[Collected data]
- Opening Delimiter -
template <bool PLANES, bool STORE>
__global__ __launch_bounds__(64 * NWAVES, WAVES_PER_SIMD) void conv3x3_wino_split_kernel(const ConvParams p) {
    using T = _Float16;
    __shared__ __attribute__((aligned(16))) uint4 lds[WN_TOTAL];
    const int tid = threadIdx.x;
    const int wave = __builtin_amdgcn_readfirstlane(tid >> 6);
    const int lane = tid & 63;
    const int j = lane & 15;
    const int sl = lane >> 4;

    const int NB = gridDim.x;
    const int xcd = blockIdx.x & 7;
    const int qn = NB >> 3, rn = NB & 7;
    const int lb = (xcd < rn ? xcd * (qn + 1) : rn * (qn + 1) + (xcd - rn) * qn) + (blockIdx.x >> 3);
    const int tiles_x = (p.W + TILE_W - 1) / TILE_W;
    const int tiles_y = (p.H + TILE_H - 1) / TILE_H;
    const int ntiles = tiles_x * tiles_y;
    const int t_lo = (int)((long)lb * ntiles / NB);
    const int t_hi = (int)((long)(lb + 1) * ntiles / NB);
    if (t_lo >= t_hi) return;
    const int nch = p.cin_chunks;
    const int nitems = (t_hi - t_lo) * nch;

    unsigned relb[ACT_ITERS];
    auto piece_pos = [&](int i, int* row, int* px, int* s) {
        int idx = (ACT_ITERS * wave + i) * 64 + lane;
        if (idx >= WN_ACT) idx -= WN_ACT;
        const int rw = idx / WN_ROWP;
        const int rm = idx - rw * WN_ROWP;
        const int par = rm >= 68 ? 1 : 0;
        const int q = rm - 68 * par;
        const int ci = q >> 2;
        *row = rw;
        *px = 2 * ci + par;
        *s = (q & 3) ^ halo_swz(ci);
    };
#pragma unroll
    for (int i = 0; i < ACT_ITERS; ++i) {
        int row, px, s;
        piece_pos(i, &row, &px, &s);
        relb[i] = (unsigned)(((row * p.W + px) * p.in_cstride + s * 8) * 2) + (unsigned)(4 - i) * 1024u;
    }
    const unsigned lds_base = (unsigned)(size_t)(lds_ptr_t)lds;
    const char* in = reinterpret_cast<const char*>(p.in);
    const char* w_b = reinterpret_cast<const char*>(p.wpk);
    const unsigned lane16 = lane * 16;
    const long chunk_bytes = p.in_pstride * 2;

    unsigned a_ok = 0;
    bool a_all = true;
    const char* a_src = nullptr;
    int a_t = t_lo, a_c = 0;
    auto plan_tile = [&]() {
        int aty, atx;
        tile_pos(a_t, tiles_x, tiles_y, &aty, &atx);
        const int ty0 = aty * TILE_H, tx0 = atx * TILE_W;
        a_src = in + ((long)(ty0 - 1) * p.W + (tx0 - 1)) * p.in_cstride * 2;
        a_ok = 0;
#pragma unroll
        for (int i = 0; i < ACT_ITERS; ++i) {
            int row, px, s;
            piece_pos(i, &row, &px, &s);
            const int gy = ty0 - 1 + row, gx = tx0 - 1 + px;
            if ((unsigned)gy < (unsigned)p.H && (unsigned)gx < (unsigned)p.W) a_ok |= 1u << i;
        }
        a_all = __builtin_amdgcn_readfirstlane(__all(a_ok == (1u << ACT_ITERS) - 1u)) != 0;
    };
    auto issue_act = [&]() {
        if (a_c == 0) plan_tile();
        const unsigned dst = (unsigned)(ACT_ITERS * wave * 64);
        if (a_all) {
            glds16_batch_a(a_src, relb, lds_base + (dst + 4 * 64) * 16u);
        } else {
#pragma unroll
            for (int i = 0; i < ACT_ITERS; ++i)
                glds16_v(((a_ok >> i) & 1u) ? a_src + (relb[i] - (unsigned)(4 - i) * 1024u) : reinterpret_cast<const char*>(p.zeros),
                         lds_base + (dst + i * 64) * 16u);
        }
        if (++a_c == nch) {
            a_c = 0;
            ++a_t;
        } else {
            a_src += chunk_bytes;
        }
    };
    auto issue_w = [&](int c, int ws) {
        wn_glds_w6(w_b + (size_t)c * (WN_WFR * 1024) + (6 * wave + 4) * 1024, lane16,
                   lds_base + (unsigned)(WN_ACT_REGION + ws * WN_W_REGION + (6 * wave + 4) * 64) * 16u);
    };

    int rd[4];
#pragma unroll
    for (int k = 0; k < 4; ++k) {
        const int ci = j + (k >> 1);
        rd[k] = (k & 1) * 68 + ci * 4 + (sl ^ halo_swz(ci));
    }
    unsigned id_mask = 0;
#pragma unroll
    for (int ctl = 0; ctl < 2; ++ctl)
#pragma unroll
        for (int e = 0; e < 8; ++e)
            if (16 * ctl + j == 8 * sl + e) id_mask |= 1u << (8 * ctl + e);

    f32x4 acc[RPW][4][4];

    auto add_identity = [&](const uint4 (&xf)[RPW], float sc, int c2, auto freq_tag) {
        constexpr int F = decltype(freq_tag)::value;
#pragma unroll
        for (int ctl = 0; ctl < 2; ++ctl) {
            asm volatile("" : "+v"(sc));
            float e[8];
#pragma unroll
            for (int k = 0; k < 8; ++k) e[k] = ((id_mask >> (8 * ctl + k)) & 1u) ? sc : 0.f;
            const uint2 lo4 = Op<T>::pack4(e[0], e[1], e[2], e[3]);
            const uint2 hi4 = Op<T>::pack4(e[4], e[5], e[6], e[7]);
            const uint4 idf = make_uint4(lo4.x, lo4.y, hi4.x, hi4.y);
#pragma unroll
            for (int row = 0; row < RPW; ++row) {
                if (c2)
                    acc[row][F][2 + ctl] = Op<T>::mfma16(idf, xf[row], acc[row][F][2 + ctl]);
                else
                    acc[row][F][ctl] = Op<T>::mfma16(idf, xf[row], acc[row][F][ctl]);
            }
        }
    };

    auto add_identity1 = [&](int row, const uint4& xf, float sc, int c2, auto freq_tag) {
        constexpr int F = decltype(freq_tag)::value;
#pragma unroll
        for (int ctl = 0; ctl < 2; ++ctl) {
            asm volatile("" : "+v"(sc));
            float e[8];
#pragma unroll
            for (int k = 0; k < 8; ++k) e[k] = ((id_mask >> (8 * ctl + k)) & 1u) ? sc : 0.f;
            const uint2 lo4 = Op<T>::pack4(e[0], e[1], e[2], e[3]);
            const uint2 hi4 = Op<T>::pack4(e[4], e[5], e[6], e[7]);
            const uint4 idf = make_uint4(lo4.x, lo4.y, hi4.x, hi4.y);
            if (c2)
                acc[row][F][2 + ctl] = Op<T>::mfma16(idf, xf, acc[row][F][2 + ctl]);
            else
                acc[row][F][ctl] = Op<T>::mfma16(idf, xf, acc[row][F][ctl]);
        }
    };

    issue_w(0, 0);
    issue_act();

    int n = 0;
    for (int t = t_lo; t < t_hi; ++t) {
        int tty, ttx;
        tile_pos(t, tiles_x, tiles_y, &tty, &ttx);
        const int y0 = tty * TILE_H;
        const int x0 = ttx * TILE_W;
#pragma unroll
        for (int ct = 0; ct < 4; ++ct) {
            const f32x4 bv = *reinterpret_cast<const f32x4*>(p.bias + 16 * ct + 4 * sl);
#pragma unroll
            for (int row = 0; row < RPW; ++row) {
                acc[row][0][ct] = f32x4{0.f, 0.f, 0.f, 0.f};
                acc[row][1][ct] = bv;
                acc[row][2][ct] = f32x4{0.f, 0.f, 0.f, 0.f};
                acc[row][3][ct] = f32x4{0.f, 0.f, 0.f, 0.f};
            }
        }

        for (int c = 0; c < nch; ++c, ++n) {
            if (c > 0 || t == t_lo) FW_WAIT_VMCNT(0);
            __syncthreads();
            uint4 V[4][4];
            const bool own = !STORE && c < 2 && p.in_id_scale != 0.f;
#pragma unroll
            for (int r = 0; r < 4; ++r) {
                const uint4* row = lds + (RPW * wave + r) * WN_ROWP;
                const uint4 d0 = row[rd[0]], d1 = row[rd[1]], d2 = row[rd[2]], d3 = row[rd[3]];
                V[r][0] = wn_sub(d0, d2);
                V[r][1] = wn_add(d1, d2);
                V[r][2] = wn_sub(d2, d1);
                V[r][3] = wn_sub(d1, d3);
                if ((r == 1 || r == 2) && own) {
                    add_identity1(r - 1, d1, p.in_id_scale, c, std::integral_constant<int, 0>{});
                    add_identity1(r - 1, d2, -p.in_id_scale, c, std::integral_constant<int, 3>{});
                }
            }
            __syncthreads();
            const bool more = n + 1 < nitems;
            const int c1 = (c + 1 == nch) ? 0 : c + 1;
#ifndef FW_WN_DMA_K
#define FW_WN_DMA_K -1
#endif
            if (FW_WN_DMA_K < 0 && more) {
                issue_w(c1, (n + 1) & 1);
                issue_act();
            }
            uint4 ix0[RPW], ix1[RPW];
            const bool has_id = PLANES && c < p.n_id;
            const uint4* wl = lds + WN_ACT_REGION + (n & 1) * WN_W_REGION + lane;
#ifndef FW_WN_RING
#define FW_WN_RING 3
#endif
#ifndef FW_WN_RES_K
#define FW_WN_RES_K 17
#endif
            constexpr int RING = FW_WN_RING;
            uint4 wf[RING];
#pragma unroll
            for (int k = 0; k < RING - 1; ++k) wf[k] = wl[k * 64];
            FW_SB();
#pragma unroll
            for (int k = 0; k < WN_WFR; ++k) {
                const int dy = k / 16, f = (k / 4) & 3, ct = k & 3;
                if (k + RING - 1 < WN_WFR) wf[(k + RING - 1) % RING] = wl[(k + RING - 1) * 64];
                FW_SB();
                acc[0][f][ct] = Op<T>::mfma16(wf[k % RING], V[dy][f], acc[0][f][ct]);
                acc[1][f][ct] = Op<T>::mfma16(wf[k % RING], V[dy + 1][f], acc[1][f][ct]);
                FW_SB();
                if (k == FW_WN_DMA_K && more) {
                    issue_w(c1, (n + 1) & 1);
                    issue_act();
                    FW_SB();
                }
                if constexpr (PLANES) {
                    if (k == FW_WN_RES_K) {
                        const char* plane = reinterpret_cast<const char*>(p.in) + p.chunk_off[has_id ? c : 0];
#pragma unroll
                        for (int row = 0; row < RPW; ++row) {
                            const int y = y0 + RPW * wave + row, x = x0 + 2 * j;
                            const int cy = y < p.H ? y : p.H - 1, cx0 = x < p.W ? x : p.W - 1, cx1 = x + 1 < p.W ? x + 1 : p.W - 1;
                            const unsigned rowb = (unsigned)cy * (unsigned)p.W;
                            ix0[row] = *reinterpret_cast<const uint4*>(plane + ((rowb + cx0) * (unsigned)p.in_cstride + 8 * sl) * 2u);
                            ix1[row] = *reinterpret_cast<const uint4*>(plane + ((rowb + cx1) * (unsigned)p.in_cstride + 8 * sl) * 2u);
                        }
                        FW_SB();
                    }
                }
            }
            if constexpr (PLANES) {
                if (has_id) {
#pragma unroll
                    for (int row = 0; row < RPW; ++row) {
                        const int y = y0 + RPW * wave + row, x = x0 + 2 * j;
                        if (!(y < p.H && x < p.W)) ix0[row] = make_uint4(0, 0, 0, 0);
                        if (!(y < p.H && x + 1 < p.W)) ix1[row] = make_uint4(0, 0, 0, 0);
                    }
                    add_identity(ix0, p.id_scale[c], c & 1, std::integral_constant<int, 0>{});
                    add_identity(ix1, -p.id_scale[c], c & 1, std::integral_constant<int, 3>{});
                }
            }
        }

        FW_WAIT_VMCNT(0);
        const int ls = (sl & 1) ? 2 + (sl >> 1) : (sl >> 1);
        const int npass = (!STORE && p.out_lo) ? 2 : 1;
#pragma unroll
        for (int row = 0; row < RPW; ++row) {
            const int y = y0 + RPW * wave + row;
            if (y >= p.H) continue;
#pragma unroll
            for (int ct = 0; ct < 4; ++ct) {
                f32x4 ya = acc[row][0][ct] + acc[row][1][ct] + acc[row][2][ct];
                f32x4 yb = acc[row][1][ct] - acc[row][2][ct] - acc[row][3][ct];
                if constexpr (STORE) {
                    if (p.act == 1) {
                        ya = lrelu4(ya);
                        yb = lrelu4(yb);
                    }
                } else {
                    ya = ya * p.s1;
                    yb = yb * p.s1;
                }
                acc[row][0][ct] = ya;
                acc[row][3][ct] = yb;
            }
            for (int pass = 0; pass < npass; ++pass) {
                char* lane_base = reinterpret_cast<char*>(pass ? p.out_lo : p.out) + ((long)(2 * j) * p.out_cstride + p.out_coff + ls * 8) * 2;
                const long rowoff = ((long)y * p.W + x0) * p.out_cstride * 2;
#pragma unroll
                for (int e = 0; e < 2; ++e)
#pragma unroll
                    for (int c2 = 0; c2 < 2; ++c2) {
                        f32x4 oa = e ? acc[row][3][2 * c2] : acc[row][0][2 * c2], ob = e ? acc[row][3][2 * c2 + 1] : acc[row][0][2 * c2 + 1];
                        if (pass) {
                            oa = oa - Op<T>::unpack4(Op<T>::pack4(oa[0], oa[1], oa[2], oa[3]));
                            ob = ob - Op<T>::unpack4(Op<T>::pack4(ob[0], ob[1], ob[2], ob[3]));
                        }
                        const uint2 pa = Op<T>::pack4(oa[0], oa[1], oa[2], oa[3]);
                        const uint2 pb = Op<T>::pack4(ob[0], ob[1], ob[2], ob[3]);
                        const u32x2 sx = __builtin_amdgcn_permlane16_swap(pa.x, pb.x, false, false);
                        const u32x2 sy = __builtin_amdgcn_permlane16_swap(pa.y, pb.y, false, false);
                        if (x0 + 2 * j + e < p.W)
                            store16(lane_base + rowoff + (long)e * p.out_cstride * 2 + (long)c2 * p.out_pstride * 2, make_uint4(sx[0], sy[0], sx[1], sy[1]));
                    }
            }
        }
    }
}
- Closing Delimiter -
What this task involves: Filter the entries and copy each line with "rowb".

Your response:
                            const unsigned rowb = (unsigned)cy * (unsigned)p.W;
                            ix0[row] = *reinterpret_cast<const uint4*>(plane + ((rowb + cx0) * (unsigned)p.in_cstride + 8 * sl) * 2u);
                            ix1[row] = *reinterpret_cast<const uint4*>(plane + ((rowb + cx1) * (unsigned)p.in_cstride + 8 * sl) * 2u);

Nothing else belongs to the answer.